Langkah ini diambil sebagai respons cepat terhadap potensi dampak erupsi terhadap aktivitas penerbangan. InJourney secara proaktif melakukan pengecekan menyeluruh terhadap berbagai aspek operasional, mulai dari navigasi udara hingga kesiapan infrastruktur pendukung lainnya. Uji coba fasilitas ini bertujuan untuk memastikan bahwa seluruh sistem berfungsi optimal dan aman bagi para penumpang serta kru penerbangan.
Manajemen InJourney menyatakan bahwa seluruh bandara yang berada di bawah pengawasannya telah melalui proses evaluasi ketat. “Kami telah melakukan uji fasilitas dan semuanya berjalan lancar,” ujar Direktur Utama InJourney, Dony Oesman, dalam keterangan resminya. Pernyataan ini menegaskan bahwa tidak ada kendala signifikan yang menghambat kelancaran operasional bandara.

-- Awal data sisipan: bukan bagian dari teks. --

# vaenyr/stable-diffusion-on-device

Measured on AMD Instinct MI355X. Metric: images/sec + per-UNet-step ms, SD v1.4 512x512 20-step PLMS, 1/2/4/8 MI355X, higher is better.
Workload: dtype f16

## Files before the change

stable-diffusion-on-device_amd/csrc/attention.hip:

```cpp
#include "common.h"
#include "sdod_hip.h"
#include "host_util.h"

#include <cstdlib>
#include <type_traits>

namespace {

struct AttnP {
    const f16* q;
    const f16* k;
    const f16* v;
    f16* out;
    int B, H, Lq, Lk;
    int ldq, ldk, ldv, ldo;
    float scale_log2;
    int causal;
};

typedef short short4v __attribute__((__vector_size__(4 * sizeof(short))));
typedef __attribute__((address_space(3))) short4v* lds_short4_ptr;

constexpr int odd16(int dv) {
    int s = (dv + 15) / 16;
    if ((s & 1) == 0) s += 1;
    return s * 16;
}

template <int D, int QT>
constexpr int attn_min_waves() { return (D == 40 || (D == 80 && QT == 1)) ? 3 : 1; }

template <int N, int I = 0, class F>
SDOD_DEVICE void static_for(F&& f) {
    if constexpr (I < N) {
        f(std::integral_constant<int, I>{});
        static_for<N, I + 1>(f);
    }
}

template <int D, int QT, bool TR, int KVS = 1>
__global__ __launch_bounds__(256 * KVS, (attn_min_waves<D, QT>())) void attn_kernel(const AttnP p) {
    constexpr int DP = ((D + 31) / 32) * 32;
    constexpr int KSTEPS = DP / 32;
    constexpr int DV = ((D + 15) / 16) * 16;
    constexpr int NDT = DV / 16;
    constexpr int KSTR = DP + 8;
    constexpr int VSTR = odd16(DV);
    constexpr int KT = 64;
    constexpr int DC = D / 8;
    constexpr int LD_IT = (KT * DC + 255) / 256;
    constexpr int STAGE = KT * (KSTR + VSTR);
    constexpr bool SUM_BY_MFMA = DV > D;
    static_assert(D % 8 == 0, "head dim must be a multiple of 8");

    extern __shared__ __attribute__((aligned(16))) char smem_raw[];
    const int grp = KVS > 1 ? (int)(threadIdx.x >> 8) : 0;
    f16* smem = reinterpret_cast<f16*>(smem_raw) + (size_t)grp * 2 * STAGE;

    const int tid = threadIdx.x & 255;
    const int lane = tid & 63;
    const int wave = tid >> 6;
    const int g = lane >> 4;
    const int li = lane & 15;
    const int nqb = (p.Lq + 64 * QT - 1) / (64 * QT);
    const int lid = xcd_remap(blockIdx.x, nqb * p.H * p.B);
    const int bh = lid / nqb;
    const int b = bh / p.H, h = bh - b * p.H;
    const int q_block = (lid - bh * nqb) * (64 * QT);

    const f16* kbase = p.k + (size_t)b * p.Lk * p.ldk + h * D;
    const f16* vbase = p.v + (size_t)b * p.Lk * p.ldv + h * D;

    {
        constexpr int KPADC = (DP - D) / 8, VPADC = (DV - D) / 8;
        for (int st = 0; st < 2; ++st) {
            f16* sK = smem + st * STAGE;
            f16* sV = sK + KT * KSTR;
            if (KPADC > 0)
                for (int idx = tid; idx < KT * KPADC; idx += 256) {
                    const int row = idx / (KPADC > 0 ? KPADC : 1), ch = idx - row * KPADC;
                    *reinterpret_cast<f16x8*>(sK + row * KSTR + D + ch * 8) = zero8();
                }
            if (VPADC > 0)
                for (int idx = tid; idx < KT * VPADC; idx += 256) {
                    const int row = idx / (VPADC > 0 ? VPADC : 1), ch = idx - row * VPADC;
                    f16x8 pad = zero8();
                    if (ch == 0) pad[0] = (f16)1.0f;
                    *reinterpret_cast<f16x8*>(sV + row * VSTR + D + ch * 8) = pad;
                }
        }
    }

    f16x8 qf[QT][KSTEPS];
    int qrow[QT];
#pragma unroll
    for (int t = 0; t < QT; ++t) {
        qrow[t] = q_block + wave * (16 * QT) + t * 16 + li;
        const f16* qp = p.q + ((size_t)b * p.Lq + qrow[t]) * p.ldq + h * D;
#pragma unroll
        for (int ks = 0; ks < KSTEPS; ++ks) {
            const int d0 = ks * 32 + g * 8;
            qf[t][ks] = (qrow[t] < p.Lq && d0 + 8 <= D) ? ldg8(qp + d0) : zero8();
        }
    }

    int kend = p.Lk;
    if (p.causal) kend = min(p.Lk, q_block + 64 * QT);
    const int NT = (kend + KT - 1) / KT;

    f16x8 rk[LD_IT], rv[LD_IT];
    const f16* kptr0[LD_IT];
    const f16* vptr0[LD_IT];
#pragma unroll
    for (int i = 0; i < LD_IT; ++i) {
        const int idx = tid + 256 * i;
        const int row = idx / DC, ch = idx - row * DC;
        kptr0[i] = kbase + (size_t)row * p.ldk + ch * 8;
        vptr0[i] = vbase + (size_t)row * p.ldv + ch * 8;
    }
    auto load_tile = [&](int t) {
        if (t * KT + KT <= p.Lk) {
            const size_t ko = (size_t)t * KT * p.ldk, vo = (size_t)t * KT * p.ldv;
#pragma unroll
            for (int i = 0; i < LD_IT; ++i) {
                if (tid + 256 * i < KT * DC) {
                    rk[i] = ldg8(kptr0[i] + ko);
                    rv[i] = ldg8(vptr0[i] + vo);
                }
            }
            return;
        }
#pragma unroll
        for (int i = 0; i < LD_IT; ++i) {
            const int idx = tid + 256 * i;
            const int row = idx / DC, ch = idx - row * DC;
            const int key = t * KT + row;
            const bool ok = (idx < KT * DC) && (key < p.Lk);
            rk[i] = ok ? ldg8(kbase + (size_t)key * p.ldk + ch * 8) : zero8();
            rv[i] = ok ? ldg8(vbase + (size_t)key * p.ldv + ch * 8) : zero8();
        }
    };
    auto store_tile = [&](int st) {
        f16* sK = smem + st * STAGE;
        f16* sV = sK + KT * KSTR;
#pragma unroll
        for (int i = 0; i < LD_IT; ++i) {
            const int idx = tid + 256 * i;
            const int row = idx / DC, ch = idx - row * DC;
            if (idx < KT * DC) {
                *reinterpret_cast<f16x8*>(sK + row * KSTR + ch * 8) = rk[i];
                *reinterpret_cast<f16x8*>(sV + row * VSTR + ch * 8) = rv[i];
            }
        }
    };

    f32x4 o[QT][NDT];
    float m_run[QT], l_run[QT];
#pragma unroll
    for (int t = 0; t < QT; ++t) {
        m_run[t] = -1e30f;
        l_run[t] = 0.f;
#pragma unroll
        for (int dt = 0; dt < NDT; ++dt) o[t][dt] = f32x4{0.f, 0.f, 0.f, 0.f};
    }
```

Sebelumnya, aktivitas penerbangan sempat berpotensi terganggu akibat erupsi Gunung Anak Krakatau yang mengeluarkan abu vulkanik. Namun, dengan kesigapan tim di lapangan dan koordinasi yang baik, dampak tersebut berhasil diminimalisir. InJourney terus memantau perkembangan situasi secara berkala untuk memastikan keamanan dan kenyamanan pengguna jasa penerbangan.
Upaya pemulihan dan pengecekan operasional ini merupakan bagian dari komitmen InJourney dalam menjaga standar keselamatan penerbangan di Indonesia. Seluruh pihak terkait di ketiga bandara tersebut telah bekerja keras untuk memastikan bahwa seluruh layanan kembali berjalan sebagaimana mestinya, memberikan kepastian bagi maskapai dan penumpang.